Start of Records shown

def simulate_sv(grid: Grid, n_local: int, s0: float, mu: float, v0: float, model: str = "sv_ref",
                a=0.0, b=0.0, c=0.0, kappa=0.0, theta=0.0, xi=0.0, rho=0.0, norm: float = 1.0,
                device="cuda", offset: int = 0, fp64: bool = False, parity_nan: bool = False,
                seed1: int = SEED_W1, seed2: int = SEED_W2, stream=None, out: Paths | None = None,
                scheme: str = "qe", sv_tscale: float = 0.0, joint: bool | None = None, index_map=None) -> Paths:
    if scheme not in ("qe", "euler"):
        raise ValueError(f"heston scheme must be qe | euler, got {scheme!r}")
    if model == "heston" and scheme == "qe" and not (kappa > 0 and xi > 0):
        scheme = "euler"
    if joint is None:
        joint = model == "heston" or (model == "sv_ref" and sv_tscale > 0)
    dev = torch.device(device)
    S = out.S if out is not None else torch.empty(grid.n_coarse, n_local, dtype=torch.float32, device=dev)
    V = out.vol if out is not None else torch.empty(grid.n_coarse, n_local, dtype=torch.float32, device=dev)
    fin = out.S_final if out is not None else torch.empty(n_local, dtype=torch.float32, device=dev)
    mcode = L.SIM_SV_REF if model == "sv_ref" else L.SIM_HESTON
    if _dev_is_gpu(dev):
        from . import native

        d = _desc(mcode, n_local, offset, grid, fp64, parity_nan, index_map)
        nf = grid.n_fine
        if joint:
            sv, sh, dd = device_table(2 * nf, seed1, dev)
            d.sv1, d.shift1, d.dims1 = sv.data_ptr(), sh.data_ptr(), nf
            d.sv2, d.shift2, d.dims2 = sv.data_ptr() + nf * 32 * 4, sh.data_ptr() + nf * 4, nf
        else:
            sv1, sh1, d1 = device_table(nf, seed1, dev)
            sv2, sh2, d2 = device_table(nf, seed2, dev)
            d.sv1, d.shift1, d.dims1 = sv1.data_ptr(), sh1.data_ptr(), d1
            d.sv2, d.shift2, d.dims2 = sv2.data_ptr(), sh2.data_ptr(), d2
        d.s0[0], d.mu[0], d.inv_norm[0] = s0, mu, 1.0 / norm
        d.v0, d.a, d.b, d.c = v0, a, b, c
        d.kappa, d.theta, d.xi, d.rho = kappa, theta, xi, rho
        d.sv_tscale = float(sv_tscale) if model == "sv_ref" else 0.0
        d.scheme = L.HESTON_QE if scheme == "qe" else L.HESTON_EULER
        d.out, d.out2, d.final_out = S.data_ptr(), V.data_ptr(), fin.data_ptr()
        native.simulate(d, stream)
    else:
        s_np, v_np, f_np = _cpu_sv(grid, n_local, s0, mu, v0, model, a, b, c, kappa, theta, xi, rho, offset,
                                   parity_nan, seed1, seed2, scheme=scheme,
                                   sv_tscale=float(sv_tscale) if model == "sv_ref" else 0.0, joint=joint,
                                   index_map=index_map)
        S.copy_(torch.from_numpy((s_np / norm).astype(np.float32)))
        V.copy_(torch.from_numpy(v_np.astype(np.float32)))
        fin.copy_(torch.from_numpy((f_np / norm).astype(np.float32)))
    if out is not None:
        return out
    p = Paths(kind="heston" if model == "heston" else "sv", grid=grid, n_local=n_local, path_offset=offset,
              S=S, vol=V, bond=grid.bond(0.0), S_final=fin, norm=norm)
    p.meta["index_map"] = index_map
    return p


def simulate_basket(grid: Grid, n_local: int, s0, mu, sigma, corr, norm=None, device="cuda", offset: int = 0,
                    seed: int = SEED_W1, stream=None, out: Paths | None = None, index_map=None) -> Paths:
    na = len(s0)
    norm = np.asarray(norm if norm is not None else s0, dtype=np.float64)
    C = np.asarray(corr, dtype=np.float64)
    chol = np.linalg.cholesky(C)
    dev = torch.device(device)
    S = out.S if out is not None else torch.empty(grid.n_coarse, na, n_local, dtype=torch.float32, device=dev)
    fin = out.S_final if out is not None else torch.empty(na, n_local, dtype=torch.float32, device=dev)
    if _dev_is_gpu(dev):
        from . import native

        sv, sh, dims = device_table(na * grid.n_fine, seed, dev)
        d = _desc(L.SIM_BASKET, n_local, offset, grid, False, False, index_map)
        d.na = na
        d.sv1, d.shift1, d.dims1 = sv.data_ptr(), sh.data_ptr(), dims
        for i in range(na):
            d.s0[i], d.mu[i], d.sigma[i], d.inv_norm[i] = float(s0[i]), float(mu[i]), float(sigma[i]), 1.0 / norm[i]
        for i in range(na):
            for j in range(na):
                d.chol[i * 8 + j] = float(chol[i, j])
        d.out, d.final_out = S.data_ptr(), fin.data_ptr()
        native.simulate(d, stream)
    else:
        s_np, f_np = _cpu_basket(grid, n_local, s0, mu, sigma, chol, offset, seed, index_map)
        S.copy_(torch.from_numpy((s_np / norm[None, :, None]).astype(np.float32)))
        fin.copy_(torch.from_numpy((f_np / norm[:, None]).astype(np.float32)))
    if out is not None:
        return out
    p = Paths(kind="basket", grid=grid, n_local=n_local, path_offset=offset, S=S, bond=grid.bond(0.0),
              S_final=fin, norm=float(norm[0]), na=na)
    p.meta["norms"] = norm
    p.meta["index_map"] = index_map
    return p


def simulate_mortality(paths: Paths, l0: float, c: float, eta: float, n0: int, lambda_fine_index: bool = False,
                       device=None, fp64: bool = False, seed: int = SEED_W2, philox_seed: int = 1234,
                       numpy_binomial: bool = False, stream=None) -> Paths:
    grid, n_local, offset = paths.grid, paths.n_local, paths.path_offset
    dev = paths.S.device if device is None else torch.device(device)
    reuse = paths.nfrac is not None and paths.lam is not None and paths.meta.get("nfrac_final_buf") is not None
    NF = paths.nfrac if reuse else torch.empty(grid.n_coarse, n_local, dtype=torch.float32, device=dev)
    LM = paths.lam if reuse else torch.empty(grid.n_coarse, n_local, dtype=torch.float32, device=dev)
    NT = paths.meta["nfrac_final_buf"] if reuse else torch.empty(n_local, dtype=torch.float32, device=dev)
    if _dev_is_gpu(dev):
        from . import native

        sv, sh, dims = device_table(grid.n_fine, seed, dev)
        d = _desc(L.SIM_MORTALITY, n_local, offset, grid, fp64, lambda_fine_index, paths.meta.get("index_map"))
        d.sv2, d.shift2, d.dims2 = sv.data_ptr(), sh.data_ptr(), dims
        d.l0, d.lc, d.eta, d.n0, d.seed = l0, c, eta, int(n0), int(philox_seed)
        d.out2, d.out3, d.final2_out = NF.data_ptr(), LM.data_ptr(), NT.data_ptr()
        native.simulate(d, stream)
    else:
        nf, lm, nt = _cpu_mortality(grid, n_local, l0, c, eta, n0, lambda_fine_index, offset, seed, philox_seed,
                                    numpy_binomial, paths.meta.get("index_map"))
        NF.copy_(torch.from_numpy(nf.astype(np.float32)))
        LM.copy_(torch.from_numpy(lm.astype(np.float32)))
        NT.copy_(torch.from_numpy(nt.astype(np.float32)))
    paths.kind = "pension"
    paths.nfrac, paths.lam, paths.nfrac_final = NF, LM, NT
    paths.meta["nfrac_final_buf"] = NT
    return paths


PATH_PAYOFFS = {
    "asian_call": ("mean", 1), "asian_put": ("mean", 2),
    "geo_asian_call": ("geomean", 1), "geo_asian_put": ("geomean", 2),
    "lookback_call": ("max", 1),
    "lookback_put": ("min", 2),
    "asian_strike_call": ("mean", 4),
    "asian_strike_put": ("mean", 5),
    "lookback_float_call": ("min", 4),
    "lookback_float_put": ("max", 5),
}


def payoff(kind: str, paths: Paths, strike: float, weights=None, stream=None, out: torch.Tensor | None = None
           ) -> torch.Tensor:
    S = paths.S_final
    n = paths.n_local
    if out is None:
        out = torch.empty(n, dtype=torch.float32, device=S.device)
    x = None
    if kind in PATH_PAYOFFS:
        want, code = PATH_PAYOFFS[kind]
        if paths.stat_kind != want:
            raise ValueError(f"payoff {kind!r} needs paths simulated with path_stat={want!r}, "
                             f"got {paths.stat_kind!r}")
        if code in (1, 2):
            S = paths.stat_final
        else:
            x = paths.stat_final
    else:
        code = {"guarantee": 0, "call": 1, "put": 2, "basket_call": 3}[kind]
    if S.is_cuda:
        from . import native

        w = None
        if code == 3:
            key = ("basket_w", tuple(float(x) for x in weights))
            w = paths.meta.get(key)
            if w is None:
                w = paths.meta[key] = torch.tensor(np.asarray(weights, np.float32), device=S.device)
        native.payoff(code, S, out, strike, nfrac=paths.nfrac_final if code == 0 else None, wts=w, na=paths.na,
                      stream=stream, x=x)
        return out
    if code == 0:
        y = S
        out.copy_(torch.where(y > strike, y, torch.full_like(y, strike)) *
                  (paths.nfrac_final if paths.nfrac_final is not None else 1.0))
    elif code == 1:
        out.copy_((S - strike).clamp_min(0))
    elif code == 2:
        out.copy_((strike - S).clamp_min(0))
    elif code == 4:
        out.copy_((S - x).clamp_min(0))
    elif code == 5:
        out.copy_((x - S).clamp_min(0))
    else:
        w = torch.tensor(np.asarray(weights, np.float32))
        out.copy_(((S * w[:, None]).sum(0) - strike).clamp_min(0))
    return out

End of Records shown

Every line of the listing that includes the word "weights" forms the answer.

**Solution for this problem:**
def payoff(kind: str, paths: Paths, strike: float, weights=None, stream=None, out: torch.Tensor | None = None
            key = ("basket_w", tuple(float(x) for x in weights))
                w = paths.meta[key] = torch.tensor(np.asarray(weights, np.float32), device=S.device)
        w = torch.tensor(np.asarray(weights, np.float32))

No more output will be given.